int masp_hip_prove_batch(masp_hip_ctx* ctx, size_t n, const masp_hip_job* jobs, uint8_t* proofs_out) {
    const ApiLaunchScope api_scope;
    if (!ctx || (n && (!jobs || !proofs_out))) return MASP_HIP_E_INVALID_ARG;
    if (!ctx->children.empty()) return prove_batch_multi(ctx, n, jobs, proofs_out);
    std::shared_lock<std::shared_mutex> lock(ctx->mu);
    if (int rc = validate_jobs(ctx, n, jobs)) return rc;
    for (uint32_t left = ctx->fault_countdown.load(); left != 0;) {
        if (!ctx->fault_countdown.compare_exchange_weak(left, left - 1)) continue;
        if (left == 1) {
            last_hip_error() = "injected fault (masp_hip_ctx_inject_fault): this device context's call fails as a lost GPU's would";
            return fail(ctx, MASP_HIP_E_HIP);
        }
        break;
    }
    hipSetDevice(ctx->device);
    struct Group {
        std::vector<size_t> idx;
    };
    std::vector<Group> groups;
    {
        std::map<std::pair<uint32_t, bool>, std::vector<size_t>> by_kind;
        for (size_t j = 0; j < n; ++j) by_kind[{jobs[j].circuit | (jobs[j].aux_form ? 0x100u : 0u), jobs[j].a != nullptr}].push_back(j);
        for (auto& kv : by_kind)
            for (auto& eg : even_groups(kv.second.size(), ctx->batch_cap)) {
                Group g;
                g.idx.assign(kv.second.begin() + eg.first, kv.second.begin() + eg.first + eg.second);
                groups.push_back(std::move(g));
            }
    }
    struct Owned {
        size_t si, gi;
    };
    std::deque<Owned> owned;
    int result = MASP_HIP_OK, rc;
    auto retire_oldest = [&]() -> size_t {
        Owned o = owned.front();
        owned.pop_front();
        Slot& sl = *ctx->slots[o.si];
        const Group& G = groups[o.gi];
        if (hipEventSynchronize(sl.done) != hipSuccess) {
            last_hip_error() = "event sync failed";
            result = fail(ctx, MASP_HIP_E_HIP);
        } else if (*sl.h_flags) {
            result = MASP_HIP_E_SCALAR_RANGE;
        } else if (result == MASP_HIP_OK) {
            for (size_t p = 0; p < G.idx.size(); ++p) memcpy(proofs_out + 192 * G.idx[p], sl.h_proof + 192 * p, 192);
        }
        return o.si;
    };
#ifdef MASP_ENQ_TIMING
    const auto tcall = std::chrono::steady_clock::now();
    auto ms_since = [&](std::chrono::steady_clock::time_point t0) { return std::chrono::duration<double, std::milli>(std::chrono::steady_clock::now() - t0).count(); };
#endif
    for (size_t gi = 0; gi < groups.size() && result == MASP_HIP_OK; ++gi) {
        size_t si = 0;
#ifdef MASP_ENQ_TIMING
        const auto tg0 = std::chrono::steady_clock::now();
#endif
        rc = slot_try_acquire(ctx, &si);
        if (rc > 0) {
            result = fail(ctx, rc);
            break;
        }
        if (rc < 0) si = owned.empty() ? slot_acquire_blocking(ctx) : retire_oldest();
        if (result) {
            slot_release(ctx, si);
            break;
        }
        const Group& G = groups[gi];
        Slot& sl = *ctx->slots[si];
        Circuit& C = *ctx->circ[jobs[G.idx[0]].circuit];
        const size_t nv = (size_t)C.n_inputs + C.n_aux, np = G.idx.size();
        const bool has_abc = jobs[G.idx[0]].a != nullptr;
#ifdef MASP_ENQ_TIMING
        const double t_wait = ms_since(tg0);
        const auto tg1 = std::chrono::steady_clock::now();
#endif
        const size_t w_bytes = 32 * nv * np, abc_bytes = has_abc ? 3 * 32 * (size_t)C.nrows * np : 0, rs_bytes = 64 * np;
        const size_t in_bytes = 32 * (size_t)C.n_inputs * np;
        bool ok = true;
        if ((rc = sl.stage_reserve(w_bytes + abc_bytes + rs_bytes + in_bytes)) || (rc = sl.w.reserve(nv * np)) || (rc = sl.inp.reserve((size_t)C.n_inputs * np)) ||
            (rc = sl.abc.reserve(has_abc ? 3 * (size_t)C.nrows * np : 1)) || (rc = sl.reserve_batch(np))) {
            result = fail(ctx, rc);
            ok = false;
        }
        if (ok) {
            uint8_t* hs = sl.h_stage;
            std::vector<char> direct(np, 0);
            bool any_staged = false;
            for (size_t p = 0; p < np; ++p) {
                hipPointerAttribute_t attr;
                direct[p] = hipPointerGetAttributes(&attr, jobs[G.idx[p]].aux) == hipSuccess && attr.type == hipMemoryTypeHost;
                any_staged = any_staged || !direct[p];
            }
            (void)hipGetLastError();
            for (size_t p = 0; p < np; ++p) {
                const masp_hip_job& J = jobs[G.idx[p]];
                memcpy(hs + 32 * nv * p, J.inputs, 32 * (size_t)C.n_inputs);
                memcpy(hs + w_bytes + abc_bytes + rs_bytes + 32 * (size_t)C.n_inputs * p, J.inputs, 32 * (size_t)C.n_inputs);
                if (!direct[p]) memcpy(hs + 32 * nv * p + 32 * (size_t)C.n_inputs, J.aux, 32 * (size_t)C.n_aux);
                if (has_abc) {
                    const uint8_t* src[3] = {J.a, J.b, J.c};
                    for (int i = 0; i < 3; ++i) memcpy(hs + w_bytes + 32 * (size_t)C.nrows * (np * i + p), src[i], 32 * (size_t)C.nrows);
                }
                memcpy(hs + w_bytes + abc_bytes + 64 * p, J.r, 32);
                memcpy(hs + w_bytes + abc_bytes + 64 * p + 32, J.s, 32);
            }
            hipStream_t s = sl.stream;
#if MASP_UPLOAD_CHAIN
            const bool chain = ctx->opt.lone_proof_graph == 0;
            std::unique_lock<std::mutex> upload_turn(ctx->upload_mu, std::defer_lock);
            if (chain) upload_turn.lock();
            if (chain && ctx->upload_tail && ctx->upload_tail != sl.ev_uploaded) ok = hipStreamWaitEvent(s, ctx->upload_tail, 0) == hipSuccess;
#endif
            if (!ok) {
            } else if (any_staged) {
                ok = hipMemcpyAsync(sl.w.p, hs, w_bytes, hipMemcpyHostToDevice, s) == hipSuccess;
            } else {
                ok = hipMemcpyAsync(sl.inp.p, hs + w_bytes + abc_bytes + rs_bytes, in_bytes, hipMemcpyHostToDevice, s) == hipSuccess &&
                     hipMemcpy2DAsync(sl.w.p, 32 * nv, sl.inp.p, 32 * (size_t)C.n_inputs, 32 * (size_t)C.n_inputs, np, hipMemcpyDeviceToDevice, s) ==
                         hipSuccess;
            }
            for (size_t p = 0; p < np && ok; ++p)
                if (direct[p])
                    ok = hipMemcpyAsync(sl.w.p + nv * p + C.n_inputs, jobs[G.idx[p]].aux, 32 * (size_t)C.n_aux, hipMemcpyHostToDevice, s) ==
                         hipSuccess;
            ok = ok && (!has_abc || hipMemcpyAsync(sl.abc.p, hs + w_bytes, abc_bytes, hipMemcpyHostToDevice, s) == hipSuccess) &&
                 hipMemcpyAsync(sl.rs.p, hs + w_bytes + abc_bytes, rs_bytes, hipMemcpyHostToDevice, s) == hipSuccess;
#if MASP_UPLOAD_CHAIN
            if (chain && ok && hipEventRecord(sl.ev_uploaded, s) == hipSuccess) ctx->upload_tail = sl.ev_uploaded;
#endif
            if (!ok) {
                last_hip_error() = std::string("H2D copy failed: ") + hipGetErrorString(hipGetLastError());
                result = fail(ctx, MASP_HIP_E_HIP);
            }
        }
        if (ok) {
            const Fr* abc[3] = {nullptr, nullptr, nullptr};
            if (has_abc)
                for (int i = 0; i < 3; ++i) abc[i] = sl.abc.p + (size_t)C.nrows * np * i;
            if (hipMemsetAsync(sl.flags.p, 0, sizeof(int), sl.stream) != hipSuccess) {
                last_hip_error() = "memset failed";
                result = fail(ctx, MASP_HIP_E_HIP);
                ok = false;
            } else {
#ifdef MASP_ENQ_TIMING
                const auto tq0 = std::chrono::steady_clock::now();
#endif
                if ((rc = enqueue_proofs_graphed(sl, C, (uint32_t)np, sl.w.p, nv, abc, sl.rs.p, sl.proof.p, jobs[G.idx[0]].aux_form == MASP_HIP_AUX_MONTGOMERY))) {
                    result = fail(ctx, rc);
                    ok = false;
                }
#ifdef MASP_ENQ_TIMING
                fprintf(stderr, "[enq] %zu proofs: %.3f ms\n", np, std::chrono::duration<double, std::milli>(std::chrono::steady_clock::now() - tq0).count());
#endif
            }
        }
        if (ok) {
            hipStream_t s = sl.stream;
            ok = hipMemcpyAsync(sl.h_proof, sl.proof.p, 192 * np, hipMemcpyDeviceToHost, s) == hipSuccess &&
                 hipMemcpyAsync(sl.h_flags, sl.flags.p, sizeof(int), hipMemcpyDeviceToHost, s) == hipSuccess &&
                 hipEventRecord(sl.done, s) == hipSuccess;
            if (!ok) {
                last_hip_error() = "D2H copy failed";
                result = fail(ctx, MASP_HIP_E_HIP);
            }
        }
        if (!ok) {
            for (int i = 0; i < Slot::N_AUX; ++i) hipStreamSynchronize(sl.aux[i]);
            hipStreamSynchronize(sl.stream);
            slot_release(ctx, si);
            break;
        }
        owned.push_back({si, gi});
#ifdef MASP_ENQ_TIMING
        fprintf(stderr, "[grp] call %p t=%8.2f ms group %zu circuit %u np %zu slot %zu: waited %.2f ms for the slot, staged + enqueued in %.2f ms\n", (void*)jobs,
                ms_since(tcall), gi, jobs[G.idx[0]].circuit, np, si, t_wait, ms_since(tg1));
#endif
    }
    while (!owned.empty()) slot_release(ctx, retire_oldest());
#ifdef MASP_ENQ_TIMING
    fprintf(stderr, "[call] %p done after %.2f ms (%zu jobs)\n", (void*)jobs, ms_since(tcall), n);
#endif
    if (result == MASP_HIP_OK) ctx->proofs_done += n;
    const int launch_rc = launch_status();
    if (launch_rc && result == MASP_HIP_OK) result = fail(ctx, launch_rc);
    if (hipGetLastError() != hipSuccess && result == MASP_HIP_OK) {
        last_hip_error() = "kernel launch failed";
        result = fail(ctx, MASP_HIP_E_HIP);
    }
    return result;
}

TASK ITEM:
Show each line of the material where the word "direct" occurs.

THE COMPLETED TASK:
            std::vector<char> direct(np, 0);
                direct[p] = hipPointerGetAttributes(&attr, jobs[G.idx[p]].aux) == hipSuccess && attr.type == hipMemoryTypeHost;
                any_staged = any_staged || !direct[p];
                if (!direct[p]) memcpy(hs + 32 * nv * p + 32 * (size_t)C.n_inputs, J.aux, 32 * (size_t)C.n_aux);
                if (direct[p])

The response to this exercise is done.